# Any advice on fixing double vision in a peep?



## anathema2208 (Nov 17, 2009)

I have tried different aperture and I still see double through my pepe. I went to a small string spliter and it helped a little, but my groups were still not exactly how I wanted them... Any ladies got any advice for me?


----------



## absolutecool (Mar 26, 2006)

You shootin with both eyes open?


----------



## anathema2208 (Nov 17, 2009)

Had a feeling someone would ask that.... No... I never have... :frusty:


----------



## absolutecool (Mar 26, 2006)

It's ok...lol

Try focusing on the target and not your pin. If you focus on the target and let the pin come into play then maybe it will help. Both your eyes may be the same, that may be why you are having double vision. I have one of the double vision blockers from a member on here and it helps me. I shoot with both eyes open and am fine but once I put a lens in it gets all crazy!! With the blocker everything is drawn into that one eye.

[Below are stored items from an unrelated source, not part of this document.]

@@ -514,6 +551,13 @@
             int run = block_excl_scan<NW>(sum, s_warp, &tot);
             for (int i = b; i < min(b + E, P); i++) {
                 const int64_t g = s_gpos[i];
+                if constexpr (POUT) {
+                    const uint32_t gr = (uint32_t)(((uintptr_t)(out_rec + g)) / sizeof(Rec));
+                    const int baser = run + i * (AR - 1);
+                    s_sk[i] = baser + (int)((gr - (uint32_t)baser) & (uint32_t)(AR - 1));
+                    run += (int)cnt[i];
+                    continue;
+                }
                 const uint32_t gk = (uint32_t)(((uintptr_t)(out_keys + g)) / sizeof(KeyT));
                 const int basek = run + i * (AK - 1);
                 s_sk[i] = basek + (int)((gk - (uint32_t)basek) & (uint32_t)(AK - 1));
@@ -531,15 +575,30 @@
         for (int j = 0; j < ITEMS; j++) {
             const int p = (int)(pr[j] >> 16), r = (int)(pr[j] & 0xffffu);
             if (p != 0xffff) {
-                s_key[s_sk[p] + r] = k[j];
-                if constexpr (HAS_VAL) s_val[s_sv[p] + r] = v[j];
+                if constexpr (POUT) {
+                    s_rec[s_sk[p] + r] = Rec{k[j], v[j]};
+                } else {
+                    s_key[s_sk[p] + r] = k[j];
+                    if constexpr (HAS_VAL) s_val[s_sv[p] + r] = v[j];
+                }
             }
         }
         if (tile + TILE < end) load_tile(tile + TILE);
         asm volatile("fence.proxy.async.shared::cta;" ::: "memory");
         __syncthreads();
 
-        if constexpr (HAS_VAL) {
+        if constexpr (POUT) {
+            const uint32_t rec_addr = key_addr;
+            for (int p = threadIdx.x; p < P; p += NT) {
+                const int c = (int)cnt[p];
+                if (c) {
+                    const int64_t g = s_gpos[p];
+                    flush_run<Rec>(out_rec, g, s_rec, rec_addr, s_sk[p], c);
+                    s_gpos[p] = g + c;
+                    cnt[p] = 0;
+                }
+            }
+        } else if constexpr (HAS_VAL) {
             for (int q0 = 0; q0 < 2 * P; q0 += NT) {
                 const int q = q0 + (int)threadIdx.x;
                 const int p = q >> 1;
@@ -576,12 +635,14 @@
 static int launch_count(const void *keys, int64_t n, const Plan &pl, const PartFn &f,
                         int32_t *tile_counts, cudaStream_t st) {
     size_t sh = (size_t)f.nbuckets() * sizeof(int32_t) * (f.nbuckets() <= PT_COUNT_PRIV ? PT_WARPS : 1);
-    DPK_LAUNCH(pl.label_count ? pl.label_count : (pl.seg.cbeg ? "seg_count" : "part_count"), st, k_part_count<KeyT, PRE><<<pl.T, PT_THREADS, sh, st>>>((const KeyT *)keys, n, pl.L, f, tile_counts, pl.T, pl.seg, g_count_mode));
+    auto kern = (pl.pack & PK_IN) ? k_part_count<KeyT, PRE, true> : k_part_count<KeyT, PRE, false>;
+    DPK_LAUNCH(pl.label_count ? pl.label_count : (pl.seg.cbeg ? "seg_count" : "part_count"), st, kern<<<pl.T, PT_THREADS, sh, st>>>((const KeyT *)keys, n, pl.L, f, tile_counts, pl.T, pl.seg, g_count_mode));
     return DPK_OK;
 }
 
 static int dispatch_count(const void *keys, int key_kind, int64_t n, const Plan &pl, const PartFn &f,
                           int32_t *tile_counts, cudaStream_t st) {
+    if (key_kind >= 0) key_kind &= ~DPK_K_PACKED;
     if (key_kind >= DPK_K_UNORDERED) key_kind -= DPK_K_UNORDERED;
     switch (key_kind) {
     case -1: return launch_count<int64_t, true>(keys, n, pl, f, tile_counts, st);
@@ -604,6 +665,11 @@
     constexpr int vb = std::is_same<ValT, NoVal>::value ? 0 : (int)sizeof(ValT);
     ScatterSmem lay = scatter_smem((int)sizeof(KeyT), vb, f.nbuckets(), pl.seg.key_ptrs != nullptr, PT_THREADS * ITEMS);
     auto kern = k_part_scatter<KeyT, ValT, PRE, ITEMS>;
+    if constexpr (vb == (int)sizeof(KeyT) && ITEMS == 16) {
+        if (pl.pack == PK_OUT) kern = k_part_scatter<KeyT, ValT, PRE, ITEMS, PK_OUT>;
+        else if (pl.pack == PK_IN) kern = k_part_scatter<KeyT, ValT, PRE, ITEMS, PK_IN>;
+        else if (pl.pack == (PK_IN | PK_OUT)) kern = k_part_scatter<KeyT, ValT, PRE, ITEMS, PK_IN | PK_OUT>;
+    }
     if (lay.total > 227 * 1024)
         return fail(DPK_ERR_UNSUPPORTED, "%d buckets need %lld B of shared memory", f.nbuckets(), (long long)lay.total);
     DPK_CUDA_TRY(cudaFuncSetAttribute(kern, cudaFuncAttributeMaxDynamicSharedMemorySize, (int)lay.total));
@@ -619,6 +685,27 @@
                                const int32_t *tile_off, const int64_t *bucket_base, void *out_keys,
                                void *out_vals, cudaStream_t st) {
     constexpr int vb = std::is_same<ValT, NoVal>::value ? 0 : (int)sizeof(ValT);
+    if constexpr (vb == (int)sizeof(KeyT)) {
+        if (pl.pack) {
+            const int fmode = f.mode == 5 ? 2 : ((f.mode == 0 || f.mode == 1) ? 1 : 0);
+            BulkSmem lay = bulk_smem(2 * (int)sizeof(KeyT), 0, f.nbuckets(), 8192);
+            auto kern = fmode == 2 ? k_part_scatter_bulk<KeyT, ValT, PRE, 1024, 2, false, PK_OUT>
+                      : fmode == 1 ? k_part_scatter_bulk<KeyT, ValT, PRE, 1024, 1, false, PK_OUT>
+                                   : k_part_scatter_bulk<KeyT, ValT, PRE, 1024, 0, false, PK_OUT>;
+            if (pl.pack & PK_IN) {
+                if (fmode != 2) return fail(DPK_ERR_UNSUPPORTED, "packed input needs the second-level split");
+                kern = (pl.pack & PK_OUT) ? k_part_scatter_bulk<KeyT, ValT, PRE, 1024, 2, false, PK_IN | PK_OUT>
+                                          : k_part_scatter_bulk<KeyT, ValT, PRE, 1024, 2, false, PK_IN>;
+                if (!(pl.pack & PK_OUT)) lay = bulk_smem((int)sizeof(KeyT), vb, f.nbuckets(), 8192);
+            }
+            DPK_CUDA_TRY(cudaFuncSetAttribute(kern, cudaFuncAttributeMaxDynamicSharedMemorySize, (int)lay.total));
+            DPK_LAUNCH(pl.label_scatter ? pl.label_scatter : (pl.seg.cbeg ? "seg_scatter" : "part_scatter"), st,
+                       kern<<<pl.T, 1024, (size_t)lay.total, st>>>((const KeyT *)keys, (const ValT *)vals, n, pl.L, f,
+                                                                  tile_off, pl.T, bucket_base, (KeyT *)out_keys,
+                                                                  (ValT *)out_vals, lay, pl.seg));
+            return DPK_OK;
+        }
+    }
     int nt = g_scatter_threads;
     if (nt == 512 && pl.seg.cbeg != nullptr && g_scatter_seg_wide) nt = 1024;
     if (nt == 512 && g_scatter_seg_wide && sizeof(KeyT) <= 4 && (vb == 0 || vb <= 4)) nt = 1024;
@@ -658,11 +745,14 @@
     Plan pl = pl_in;
     if (pl.seg.unordered == 2) {
         constexpr int vb = std::is_same<ValT, NoVal>::value ? 0 : (int)sizeof(ValT);
-        if (bulk_smem((int)sizeof(KeyT), vb, f.nbuckets(), PT_TILE, pl.seg.key_ptrs != nullptr).total <= 110 * 1024)
+        const bool fits = (pl.pack & PK_OUT) ? bulk_smem(2 * (int)sizeof(KeyT), 0, f.nbuckets(), 8192).total <= 220 * 1024
+                        : pl.pack ? bulk_smem((int)sizeof(KeyT), vb, f.nbuckets(), 8192).total <= 220 * 1024
+                                  : bulk_smem((int)sizeof(KeyT), vb, f.nbuckets(), PT_TILE, pl.seg.key_ptrs != nullptr).total <= 110 * 1024;
+        if (fits)
             return launch_scatter_bulk<KeyT, ValT, PRE>(keys, vals, n, pl, f, tile_off, bucket_base, out_keys, out_vals, st);
         pl.seg.unordered = (f.nbuckets() % 2 == 0) ? 1 : 0;
     }
-    if (g_scatter_items == 8)
+    if (g_scatter_items == 8 && !pl.pack)
         return launch_scatter_items<KeyT, ValT, PRE, 8>(keys, vals, n, pl, f, tile_off, bucket_base, out_keys, out_vals, st);
     return launch_scatter_items<KeyT, ValT, PRE, 16>(keys, vals, n, pl, f, tile_off, bucket_base, out_keys, out_vals, st);
 }
@@ -671,7 +761,14 @@
 static int dispatch_val(const void *keys, const void *vals, int32_t val_bytes, int64_t n, const Plan &pl,
                         const PartFn &f, const int32_t *tile_off, const int64_t *bucket_base,
                         void *out_keys, void *out_vals, cudaStream_t st) {
-    if (vals == nullptr || val_bytes == 0)
+    if (pl.pack) {
+        if (vals == nullptr && !(pl.pack & PK_IN)) return fail(DPK_ERR_INVALID, "packed rows need a value column");
+        if (val_bytes != (int)sizeof(KeyT)) return fail(DPK_ERR_UNSUPPORTED, "packed rows need values as wide as the keys (%d B), got %d B", (int)sizeof(KeyT), val_bytes);
+        if (pl.seg.key_ptrs) return fail(DPK_ERR_UNSUPPORTED, "packed rows are not written through pointer tables");
+        if (((pl.pack & PK_OUT) && ((uintptr_t)out_keys % (2 * sizeof(KeyT)))) || ((pl.pack & PK_IN) && ((uintptr_t)keys % (2 * sizeof(KeyT)))))
+            return fail(DPK_ERR_INVALID, "packed rows must be aligned to their %d-byte size", 2 * (int)sizeof(KeyT));
+    }
+    if ((vals == nullptr && !(pl.pack & PK_IN)) || val_bytes == 0)
         return launch_scatter<KeyT, NoVal, PRE>(keys, nullptr, n, pl, f, tile_off, bucket_base, out_keys, nullptr, st);
     if (val_bytes == 8)
         return launch_scatter<KeyT, int64_t, PRE>(keys, vals, n, pl, f, tile_off, bucket_base, out_keys, out_vals, st);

I used to shoot with one eye closed and it took my husband a while to get me to shoot with both of them open and I really like it better. Just try it a few shots and see how it feels to you.


----------



## anathema2208 (Nov 17, 2009)

Thanks! I will have to try that tonight if we get a chance to shoot!!!! :thumbs_up


----------



## absolutecool (Mar 26, 2006)

What size is your peep? I usually shoot a fletcher tru peep but I have a specialty peep in one of my bows and really like it. I can change the apature size. Also try to make it so when you look thru your peep it aligns with the site housing, you don't want to see a lot around the site housing, it can distract your eyes and make you see weird stuff.


----------



## anathema2208 (Nov 17, 2009)

absolutecool said:


> What size is your peep? I usually shoot a fletcher tru peep but I have a specialty peep in one of my bows and really like it. I can change the apature size. Also try to make it so when you look thru your peep it aligns with the site housing, you don't want to see a lot around the site housing, it can distract your eyes and make you see weird stuff.

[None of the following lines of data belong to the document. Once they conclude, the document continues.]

extern "C" int az_bn3d_bwd(float *dx, float *dz_out, float *dgamma, float *dbeta, float *coef,
                           float *workspace, long long workspace_bytes, const float *dy,
                           const float *y, const float *x, const float *mean,
                           const float *invstd, const float *gamma, const float *scale,
                           const float *shift, int relu, long long nvox, int C, float *dx_amax, int split_out,
                           void *stream) {
    unsigned *const am = reinterpret_cast<unsigned *>(dx_amax);
    AZ_REQUIRE_PTR(dx); AZ_REQUIRE_PTR(dgamma); AZ_REQUIRE_PTR(dbeta); AZ_REQUIRE_PTR(coef);
    AZ_REQUIRE_PTR(workspace); AZ_REQUIRE_PTR(dy); AZ_REQUIRE_PTR(x); AZ_REQUIRE_PTR(mean);
    AZ_REQUIRE_PTR(invstd); AZ_REQUIRE_PTR(gamma);
    if ((scale == nullptr) != (shift == nullptr)) return AZ_EINVAL;
    if (relu && !scale) AZ_REQUIRE_PTR(y);
    const long long need = az_bn3d_bwd_workspace(nvox, C);
    if (need < 0) return (int)need;
    if (workspace_bytes < need) return AZ_EWORKSPACE;
    int blocks = (int)bn3d_bwd_blocks(nvox, C);
    const long long total4 = nvox * C / 4;
    hipStream_t s = az_stream(stream);
    const bool nt = total4 * 16 >= BN_NT_BYTES;
    if (split_out && !am) return AZ_ENULL;
    blocks = bn_bwd_fused_blocks(blocks, C);
    unsigned *const pmax = split_out ? reinterpret_cast<unsigned *>(workspace) + (size_t)blocks * C * 2 : nullptr;
    BN_LAUNCH(bn_bwd_reduce_kernel, C, nt, dim3(blocks), s, workspace, dy, y, x, mean, invstd, scale, shift, relu, nvox, am, pmax);
    BN_LAUNCH(bn_bwd_apply_kernel, C, nt, dim3(bn_bwd_apply_grid(total4)), s, (float4 *)dx, (float4 *)dz_out, (const float4 *)dy,
              (const float4 *)y, (const float4 *)x, mean, invstd, coef, scale, shift, relu, total4,
              (const float *)workspace, blocks, gamma, dgamma, dbeta, (double)nvox, am, (const unsigned *)pmax);
    return az_launch_status();
}

extern "C" int az_add_relu(float *y, const float *a, const float *b, int relu, long long n, float *y_amax,
                           void *stream) {
    AZ_REQUIRE_PTR(y); AZ_REQUIRE_PTR(a); AZ_REQUIRE_PTR(b);
    AZ_REQUIRE(n > 0 && n % 4 == 0);
    hipLaunchKernelGGL(add_relu_kernel, dim3(BN_GRID(n / 4)), dim3(256), 0, az_stream(stream),
                       (float4 *)y, (const float4 *)a, (const float4 *)b, relu, n / 4, reinterpret_cast<unsigned *>(y_amax));
    return az_launch_status();
}

extern "C" int az_sum4(float *y, const float *a, const float *b, const float *c, const float *d, long long n,
                       void *stream) {
    AZ_REQUIRE_PTR(y); AZ_REQUIRE_PTR(a); AZ_REQUIRE_PTR(b);
    if (d && !c) return AZ_EINVAL;
    AZ_REQUIRE(n > 0 && n % 4 == 0);
    hipLaunchKernelGGL(sum4_kernel, dim3(BN_GRID(n / 4)), dim3(256), 0, az_stream(stream), (float4 *)y,
                       (const float4 *)a, (const float4 *)b, (const float4 *)c, (const float4 *)d, n / 4);
    return az_launch_status();
}

extern "C" long long az_bn3d_stats_tiles(long long nvox, int C) {
    if (nvox <= 0 || (C != 32 && C != 64 && C != 128)) return AZ_EINVAL;
    const int vpb = 256 / (C / 4);
    long long t = (nvox + (long long)vpb * 16 - 1) / ((long long)vpb * 16);
    if (t > 2048) t = 2048;
    if (t < 1) t = 1;
    return t;
}

extern "C" int az_bn3d_stats(float *partials, float *counts, const float *x, long long nvox, int C,
                             void *stream) {
    AZ_REQUIRE_PTR(partials); AZ_REQUIRE_PTR(counts); AZ_REQUIRE_PTR(x);
    const long long tiles = az_bn3d_stats_tiles(nvox, C);
    if (tiles < 0) return (int)tiles;
    hipStream_t s = az_stream(stream);
    if (C == 32)
        hipLaunchKernelGGL(bn_stats_kernel<32>, dim3((unsigned)tiles), dim3(256), 0, s, partials, counts, x, nvox, tiles);
    else if (C == 64)
        hipLaunchKernelGGL(bn_stats_kernel<64>, dim3((unsigned)tiles), dim3(256), 0, s, partials, counts, x, nvox, tiles);
    else
        hipLaunchKernelGGL(bn_stats_kernel<128>, dim3((unsigned)tiles), dim3(256), 0, s, partials, counts, x, nvox, tiles);
    return az_launch_status();
}

static int bn2d_blocks(long long nvox, int C) {
    const int vpb = 256 / (C / 4);
    return (int)az_grid_for((nvox + vpb - 1) / vpb * 256, 256);
}

extern "C" long long az_bn2d_workspace(int groups, long long nvox, int C) {
    const long long tiles = az_bn3d_stats_tiles(nvox, C);
    if (tiles < 0 || groups <= 0) return AZ_EINVAL;
    const long long fwd = (long long)groups * (C * tiles * 2 + tiles);
    const long long bwd = (long long)groups * ((long long)bn2d_blocks(nvox, C) * C * 2 + C * 3);
    return (fwd > bwd ? fwd : bwd) * (long long)sizeof(float);
}

template <int C>
static void bn2d_fwd_launch(float *y, float *mean, float *invstd, float *scale, float *shift, float *rm,
                            float *rv, const float *x, const float *res, const float *gamma,
                            const float *beta, float *ws, int relu, int groups, long long nvox, float eps,
                            float momentum, long long *nbt, const float *pre_part, const float *pre_cnt,
                            long long pre_tiles, hipStream_t s, unsigned *amax) {
    long long tiles = az_bn3d_stats_tiles(nvox, C);
    const float *part = ws, *cnt = ws + (size_t)groups * C * tiles * 2;
    if (pre_part != nullptr) {
        part = pre_part; cnt = pre_cnt; tiles = pre_tiles;
    } else {
        hipLaunchKernelGGL(bn_stats_kernel<C>, dim3((unsigned)tiles, groups), dim3(256), 0, s, ws,
                           ws + (size_t)groups * C * tiles * 2, x, nvox, tiles);
    }
    hipLaunchKernelGGL(bn_finalize_kernel, dim3(C), dim3(BN_FIN_THREADS), 0, s, mean, invstd, scale, shift, rm, rv,
                       part, cnt, gamma, beta, tiles, C, eps, momentum, groups, nbt);
    const long long total4 = nvox * C / 4;
    hipLaunchKernelGGL((bn_apply_kernel<C, false>), dim3(BN_GRID(total4), groups), dim3(256), 0, s, (float4 *)y,
                       (const float4 *)x, scale, shift, (const float4 *)res, relu, total4, amax);
}

extern "C" int az_bn2d_fwd(float *y, float *mean, float *invstd, float *scale, float *shift,
                           float *running_mean, float *running_var, const float *x, const float *residual,
                           const float *gamma, const float *beta, float *workspace, long long workspace_bytes,
                           int relu, int groups, long long nvox, int C, float eps, float momentum,
                           long long *num_batches_tracked, const float *partials,
                           const float *counts, long long partial_tiles, float *y_amax, void *stream) {
    unsigned *const am = reinterpret_cast<unsigned *>(y_amax);
    AZ_REQUIRE_PTR(y); AZ_REQUIRE_PTR(mean); AZ_REQUIRE_PTR(invstd); AZ_REQUIRE_PTR(scale); AZ_REQUIRE_PTR(shift);
    AZ_REQUIRE_PTR(x); AZ_REQUIRE_PTR(gamma); AZ_REQUIRE_PTR(beta); AZ_REQUIRE_PTR(workspace);
    if ((running_mean == nullptr) != (running_var == nullptr)) return AZ_EINVAL;
    if ((partials == nullptr) != (counts == nullptr) || (partials != nullptr && partial_tiles <= 0)) return AZ_EINVAL;
    const long long need = az_bn2d_workspace(groups, nvox, C);
    if (need < 0) return (int)need;
    if (workspace_bytes < need) return AZ_EWORKSPACE;
    if (groups > 65535) return AZ_EUNSUPPORTED;
    hipStream_t s = az_stream(stream);
    if (C == 32) bn2d_fwd_launch<32>(y, mean, invstd, scale, shift, running_mean, running_var, x, residual, gamma, beta, workspace, relu, groups, nvox, eps, momentum, num_batches_tracked, partials, counts, partial_tiles, s, am);
    else if (C == 64) bn2d_fwd_launch<64>(y, mean, invstd, scale, shift, running_mean, running_var, x, residual, gamma, beta, workspace, relu, groups, nvox, eps, momentum, num_batches_tracked, partials, counts, partial_tiles, s, am);
    else bn2d_fwd_launch<128>(y, mean, invstd, scale, shift, running_mean, running_var, x, residual, gamma, beta, workspace, relu, groups, nvox, eps, momentum, num_batches_tracked, partials, counts, partial_tiles, s, am);
    return az_launch_status();
}

template <int C>
static void bn2d_bwd_launch(float *dx, float *dz, float *dgamma, float *dbeta, float *ws, const float *dy,
                            const float *y, const float *x, const float *mean, const float *invstd,
                            const float *gamma, const float *scale, const float *shift, int relu, int groups,
                            long long nvox, hipStream_t s, unsigned *amax) {
    int blocks = bn2d_blocks(nvox, C);
    float *partial = ws, *coef = ws + (size_t)groups * blocks * C * 2;
    const long long total4 = nvox * C / 4;
    blocks = bn_bwd_fused_blocks(blocks, C);
    hipLaunchKernelGGL((bn_bwd_reduce_kernel<C, false>), dim3(blocks, groups), dim3(256), 0, s, partial, dy, y, x, mean,
                       invstd, scale, shift, relu, nvox);
    hipLaunchKernelGGL((bn_bwd_apply_kernel<C, false>), dim3(bn_bwd_apply_grid(total4), groups), dim3(256), 0, s, (float4 *)dx,
                       (float4 *)dz, (const float4 *)dy, (const float4 *)y, (const float4 *)x, mean, invstd,
                       coef, scale, shift, relu, total4, (const float *)partial, blocks, gamma, dgamma, dbeta, (double)nvox, amax);
}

I have a super peep with the removable apertures and it seems to help a little. I think that if I try shooting with both eyes open that may help a bit too.


----------



## Outdoor<3er (Feb 14, 2010)

*good luck*

Stop shootin cross eyed ...lol just pullin your leg girlie. I would deff try shooting with both eyes open it helps with your depth of field and focus on the target not on the pin. It will take time to feel like it works but it will help in the long run.


----------



## anathema2208 (Nov 17, 2009)

Outdoor<3er said:


> Stop shootin cross eyed ...lol just pullin your leg girlie. I would deff try shooting with both eyes open it helps with your depth of field and focus on the target not on the pin. It will take time to feel like it works but it will help in the long run.


If anyone shoots crossed-eyed its you!!! I have seen it first hand!!! LOL


----------



## absolutecool (Mar 26, 2006)

I see you are in Huntsville, are ya'll gonna come up and shoot Tims Ford this Saturday?


----------



## anathema2208 (Nov 17, 2009)

Have to talk to Docmort. I think we are going to on in Jackson County, AL.

But im up for anything!!!


----------



## absolutecool (Mar 26, 2006)

It is a good shoot, we may go, let me know if you decide to go, maybe we can hook up!!


----------



## DocMort (Sep 24, 2009)

I am thinking about it for sure, its about an hour for us will have to talk to some of the guys. DO you have an address for it so we can find it easier?


----------



## anathema2208 (Nov 17, 2009)

absolutecool said:


> It is a good shoot, we may go, let me know if you decide to go, maybe we can hook up!!


Definitely!!! Docmort just called me and we are thinking about going to the Jackson County shoot and then heading up to the Tim's Ford one tomorrow! I would love to shoot both of them!!! I really want to get lots of time in with my new Vicxen!!!  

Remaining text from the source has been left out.